DNA microarrays provide information about expression levels for thousands of genes simultaneously at the transcriptional level. It is being applied to determine how global (cell type, tissue, or organismal) differential transcription may affect biological systems. The development of microarray technology has motivated interest in their use for disease research and diagnosis.
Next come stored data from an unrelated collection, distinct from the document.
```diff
@@ -1258,7 +1303,11 @@
           stage = 3;
       }
 
-      done |= __ballot(can && has);
+      newg |= __ballot(can && t == 0);
+#ifdef GPCC_EMU
+      if (__popcll(newg) > gpcc_emu_sub_max_commits)
+        gpcc_emu_sub_max_commits = __popcll(newg);
+#endif
       prof.mark<3>();
       if (!progressed) {
         prof.idle();
```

Many studies have attempted to find disease-specific biomarkers, a small subset of genes that distinguish normal tissue from diseased tissue. A wide variety of statistical methods have been applied to biomarker identification, including sparse logistic regression (SLogReg) [1], receiver operating characteristic (ROC) curve approach [2, 3] and Gaussian process models [4]. However, most of these focus on disease classification, while far fewer studies have been done to identify tissue biomarkers or genes with a tissue-restricted pattern of expression. Genes with a high level of expression in one tissue compared to other tissue types in the body are likely to have corresponding tissue-restricted functional annotation. Further, loss of the functional product encoded by these genes will frequently be associated with tissue pathology. In general, the identification of tissue-specific biomarkers or genes with a tissue-restricted pattern of expression can provide important new insight into the biology of that tissue or the etiology/pathogenesis of diseases that impact that tissue.
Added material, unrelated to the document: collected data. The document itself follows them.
extern "C" int simamba_add_layer_norm_fwd(const void* hidden, const float* residual, const float* rowscale,
                                          const float* weight, const float* bias, float* residual_out, void* normed,
                                          float* mean, float* rstd, int batch, int rows_per_batch, int dim, float eps,
                                          int hidden_dtype, int out_dtype, void* stream) {
  return simamba_add_layer_norm_fwd_ex(hidden, residual, rowscale, weight, bias, residual_out, normed, mean, rstd,
                                       batch, rows_per_batch, dim, eps, hidden_dtype, out_dtype, 0, stream);
}

extern "C" int simamba_add_layer_norm_bwd_slots(const void* dnormed, const float* dresidual_out,
                                                const float* residual_out, const float* mean, const float* rstd,
                                                const float* weight, const float* rowscale, float* dresidual,
                                                void* dhidden, float* dwb_partial, const int* hidden_slot,
                                                int hidden_batch, const int* normed_slot, int normed_batch, int batch,
                                                int rows_per_batch, int dim, int hidden_dtype, int out_dtype,
                                                int flags, void* stream) {
  if (flags & ~SIMAMBA_NORM_RMS) return SIMAMBA_E_VARIANT;
  const bool rms = (flags & SIMAMBA_NORM_RMS) != 0;
  int rc = check_ln(batch, rows_per_batch, dim);
  if (rc) return rc;
  if (batch == 0 || rows_per_batch == 0) return SIMAMBA_OK;
  if ((rc = check_slots(hidden_slot, hidden_batch, batch))) return rc;
  if ((rc = check_slots(normed_slot, normed_batch, batch))) return rc;
  if (hidden_batch == 0) dhidden = nullptr;
  if ((!dnormed || !residual_out || (!mean && !rms) || !rstd) && normed_batch) return SIMAMBA_E_NULLPTR;
  if (!weight || !dwb_partial || (!dresidual && !dhidden)) return SIMAMBA_E_NULLPTR;
  LnArgs a{};
  a.dnormed = dnormed; a.dresidual_out = dresidual_out; a.residual_out = const_cast<float*>(residual_out);
  a.mean = const_cast<float*>(mean); a.rstd = const_cast<float*>(rstd); a.weight = weight; a.rowscale = rowscale;
  a.dresidual = dresidual; a.dhidden = dhidden; a.dwb_partial = dwb_partial;
  a.hidden_slot = hidden_slot; a.normed_slot = normed_slot; a.hidden_batch = hidden_batch; a.normed_batch = normed_batch;
  a.batch = batch; a.rows_per_batch = rows_per_batch; a.dim = dim;
  return dispatch_ln(a, true, rms, simamba_add_layer_norm_grid(batch, rows_per_batch), hidden_dtype, out_dtype,
                     static_cast<hipStream_t>(stream));
}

Quantiles are measures of relative standing. For example, a student scoring at the *τ* th quantile on a standardized test means that he/she performs better than a proportion *τ* and worse than a proportion (1 - *τ*) of the reference group of students. For any 0 <*τ* < 1, *F*^{-1}(*τ*) = inf{*x*: *F*(*x*) ≥ *τ*} is called the *τ* th quantile of the distribution *F*[5]. Quantile regression as introduced by Koenker and Bassett (1978) extends this idea to the estimation of conditional quantile functions modeling quantiles of the conditional distribution of the response variable as functions of observed covariates.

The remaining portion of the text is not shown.